Task directions.
Only the lines holding the string "score" are needed; copy each of them from the data.

= Beginning of Section =

# mmorise/World

Hardware: NVIDIA H100
Metric: analysis frames/sec (Harvest+CheapTrick+D4C) (higher is better)
Workload: dtype f64

## Files before the change

### world_b200/csrc/wb_f0common.cu

```cuda
#include "wb_internal.h"
#include "wb_f0common.cuh"
#include "wb_mma.cuh"
#include <stdlib.h>

namespace wb {

WB_KERNEL(256, 3) fir_plain_kernel(FirParams p) {
  WB_DYN_SMEM(double, smem);
  const int tid = WB_TID, nth = WB_NTH;
  const int T = 2048, R = 8, G = T / R;
  const int u = blockIdx.y, n0 = blockIdx.x * T;
  const int qlen = p.base_len[u] + p.extra_len;
  if (n0 >= qlen) return;
  const int ntaps = p.ntaps;
  const int seg_len = T + ntaps - 1;
  const int seg_cap = seg_len + 16;
  double *seg = smem;
  double *hrev = seg + (seg_cap + (seg_cap >> 3) + 8);
  const double *in = p.in + (size_t)u * p.in_stride + p.in_origin;
  double *out = p.out + (size_t)u * p.out_stride + p.out_origin;
  for (int j = tid; j < ntaps + 8; j += nth) hrev[j] = j < ntaps ? __ldg(&p.taps_rev[j]) : 0.0;
  const int m0 = n0 - ntaps + 1;
  for (int i = tid; i < seg_len + 8; i += nth) seg[pad8(i)] = (i < seg_len) ? in[m0 + i] : 0.0;
  WB_SYNC();
// ... 18 lines not shown
}

#ifndef WB_RING
#define WB_RING 256
#endif
#define WB_FCHUNK 256
struct Trains {
  const double *g[4];
  double *xr, *yr;
  int cap;
  int ifrom[4];
  double afs;
};
WB_DEV double edge_at(const Trains &T, int q, int i) {
  int s = i;
  while (s >= T.cap) s -= T.cap;
  return T.g[q][s];
}
WB_DEV double loc_at(const Trains &T, int q, int j) {
  return j >= T.ifrom[q] ? T.xr[q * WB_RING + (j & (WB_RING - 1))] : (edge_at(T, q, j) + edge_at(T, q, j + 1)) / 2.0 / T.afs;
}
WB_DEV double val_at(const Trains &T, int q, int j) {
  return j >= T.ifrom[q] ? T.yr[q * WB_RING + (j & (WB_RING - 1))] : T.afs / (edge_at(T, q, j + 1) - edge_at(T, q, j));
}

WB_DEV double train_value(const Trains &T, int q, int count, int n_int, double t) {
  const int k = imin(n_int - 1, imax(1, count));
  const double x0 = loc_at(T, q, k - 1), x1 = loc_at(T, q, k);
  const double y0 = val_at(T, q, k - 1), y1 = val_at(T, q, k);
  const double s = (t - x0) / (x1 - x0);
  return y0 + s * (y1 - y0);
}

WB_DEV int first_frame_at_or_after(double x, double frame_period) {
  int g = (int)ceil(x * 1000.0 / frame_period);
  if (g < 0) g = 0;
  while (g > 0 && !((g - 1) * frame_period / 1000.0 < x)) --g;
  while (g * frame_period / 1000.0 < x) ++g;
  return g;
}

#ifdef WB_EMU
static inline void smem_add_u64(unsigned long long *p, unsigned long long v) { *p += v; }
#else
__device__ __forceinline__ void smem_add_u64(unsigned long long *p, unsigned long long v) { atomicAdd(p, v); }
#endif

WB_DEV unsigned long long scan_packed(unsigned long long *c, int G, unsigned long long carry,
                                      unsigned long long *warp_tot ) {
#ifdef WB_EMU
  (void)warp_tot;
  unsigned long long run = carry;
  for (int g = 0; g < G; ++g) { const unsigned long long v = c[g]; c[g] = run; run += v; }
  return run;
#else
  const int tid = threadIdx.x, lane = tid & 31, w = tid >> 5, nw = G >> 5;
  const unsigned long long v = c[tid];
  unsigned long long inc = v;
  for (int o = 1; o < 32; o <<= 1) {
    const unsigned long long t = __shfl_up_sync(0xffffffffu, inc, o);
    if (lane >= o) inc += t;
  }
  if (lane == 31) warp_tot[w] = inc;
  __syncthreads();
  unsigned long long base = carry, all = carry;
  for (int i = 0; i < nw; ++i) { const unsigned long long t = warp_tot[i]; if (i < w) base += t; all += t; }
  c[tid] = base + inc - v;
  __syncthreads();
  return all;
#endif
}

WB_DEV void sweep_store_candidate(const SweepParams &p, int grp, double v0, double v1, double v2, double v3, int i,
                                  double bf, double *cand, double *score) {
  double c = (v0 + v1 + v2 + v3) / 4.0, sc = 0.0;
  const double f0_floor = grp < 0 ? p.f0_floor : p.grp_floor[grp], f0_ceil = grp < 0 ? p.f0_ceil : p.grp_ceil[grp];
  if (p.mode == 0) {
    sc = sqrt(((v0 - c) * (v0 - c) + (v1 - c) * (v1 - c) + (v2 - c) * (v2 - c) + (v3 - c) * (v3 - c)) / 3.0);
    if (c > bf || c < bf / 2.0 || c > f0_ceil || c < f0_floor) { c = 0.0; sc = 100000.0; }
  } else {
    if (c > bf * 1.1 || c < bf * 0.9 || c > f0_ceil || c < f0_floor) c = 0.0;
  }
  cand[i] = c;
  if (score) score[i] = sc / (c + kTiny);
}

WB_DEV void finalize_frames(const SweepParams &p, int grp, const Trains &T, int *lo_j, const int *ni, int f_begin, int f_end,
                            unsigned long long *marks, unsigned long long *orig, unsigned long long *scan_tmp,
                            double bf, double *cand, double *score) {
  const int tid = WB_TID, nth = WB_NTH;
  for (int c0 = f_begin; c0 < f_end; c0 += WB_FCHUNK) {
    const int c1 = imin(f_end, c0 + WB_FCHUNK);
    for (int i = tid; i < WB_FCHUNK; i += nth) marks[i] = 0ull;
    WB_SYNC();
    for (int q = 0; q < 4; ++q)
      for (int j = lo_j[q] + tid; j < ni[q]; j += nth) {
        int m = first_frame_at_or_after(loc_at(T, q, j), p.frame_period);
        if (m < c0) m = c0;
        if (m < c1) smem_add_u64(&marks[m - c0], 1ull << (16 * q));
      }
    WB_SYNC();
    for (int i = tid; i < WB_FCHUNK; i += nth) orig[i] = marks[i];
    WB_SYNC();
    const unsigned long long all = scan_packed(marks, WB_FCHUNK, 0ull, scan_tmp);
    for (int i = tid; i < c1 - c0; i += nth) {
      const unsigned long long inc = marks[i] + orig[i];
      const double t = (c0 + i) * p.frame_period / 1000.0;
      const double v0 = train_value(T, 0, lo_j[0] + (int)(inc & 0xffffull), ni[0], t);
      const double v1 = train_value(T, 1, lo_j[1] + (int)((inc >> 16) & 0xffffull), ni[1], t);
      const double v2 = train_value(T, 2, lo_j[2] + (int)((inc >> 32) & 0xffffull), ni[2], t);
      const double v3 = train_value(T, 3, lo_j[3] + (int)((inc >> 48) & 0xffffull), ni[3], t);
      sweep_store_candidate(p, grp, v0, v1, v2, v3, c0 + i, bf, cand, score);
    }
    lo_j[0] += (int)(all & 0xffffull); lo_j[1] += (int)((all >> 16) & 0xffffull);
// ... 553 lines not shown
      for (int w = 0; w < G / 32; ++w) {
        unsigned m[32], c[32], wsum = 0u;
        for (int l = 0; l < 32; ++l) {
          const int g = 32 * w + l;
          double v[WB_FE_R + 2];
          fe_load_group(st, g, v);
          m[l] = fe_mask_group(v, n0 - 2 + R * g, ylen, true);
          c[l] = fe_counts(m[l]);
          wsum += c[l];
        }
        unsigned ex = 0u;
        for (int l = 0; l < 32; ++l) { fe_stage(m[l], c[l], ex, wsum, R * (32 * w + l), evl); ex += c[l]; }
        const int s1 = fe_byte(wsum, 0), s2 = s1 + fe_byte(wsum, 1), s3 = s2 + fe_byte(wsum, 2);
        const int d[4] = {tot[s][0] + done[0], tot[s][1] + done[1] - s1, tot[s][2] + done[2] - s2, tot[s][3] + done[3] - s3};
        fe_emit_list(st, evl, 0, 1, wsum, d, n0, fb[s].edges, fb[s].cap);
        for (int q = 0; q < 4; ++q) done[q] += fe_byte(wsum, q);
      }
      for (int q = 0; q < 4; ++q) tot[s][q] += done[q];
      c0[s] = st[pad8(T - 2)]; c1[s] = st[pad8(T - 1)];
    }
  }
  for (int s = 0; s < nslot; ++s) {
    int *ec = p.ev_count + ((size_t)u * p.n_bands + fb[s].band) * 4;
    bool over = false;
    for (int q = 0; q < 4; ++q) { ec[q] = tot[s][q]; over = over || tot[s][q] > fb[s].cap; }
    if (over) {
      ec[0] = -1;
      p.redo_list[(*p.redo_count)++] = u * p.n_bands + fb[s].band;
    }
  }
#endif
}

#define WB_IP_F 256
#define WB_IP_W 256
struct IpTrain {
  const double *e; int n_int; double afs;
};
WB_DEV double ip_loc(const IpTrain &T, int j) { return (T.e[j] + T.e[j + 1]) / 2.0 / T.afs; }
WB_DEV double ip_val(const IpTrain &T, int j) { return T.afs / (T.e[j + 1] - T.e[j]); }

WB_DEV int first_frame_fast(double x, double frame_period, double frames_per_second) {
  const double r = x * frames_per_second;
  const double c = ceil(r);
  const double gap = c - r;
  if (gap > 1e-6 && gap < 1.0 - 1e-6 && r > 1.0 && r < 1e7) return (int)c;
  return first_frame_at_or_after(x, frame_period);
}
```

= End of Section =

Expected answer.
                                  double bf, double *cand, double *score) {
  if (score) score[i] = sc / (c + kTiny);
                            double bf, double *cand, double *score) {
      sweep_store_candidate(p, grp, v0, v1, v2, v3, c0 + i, bf, cand, score);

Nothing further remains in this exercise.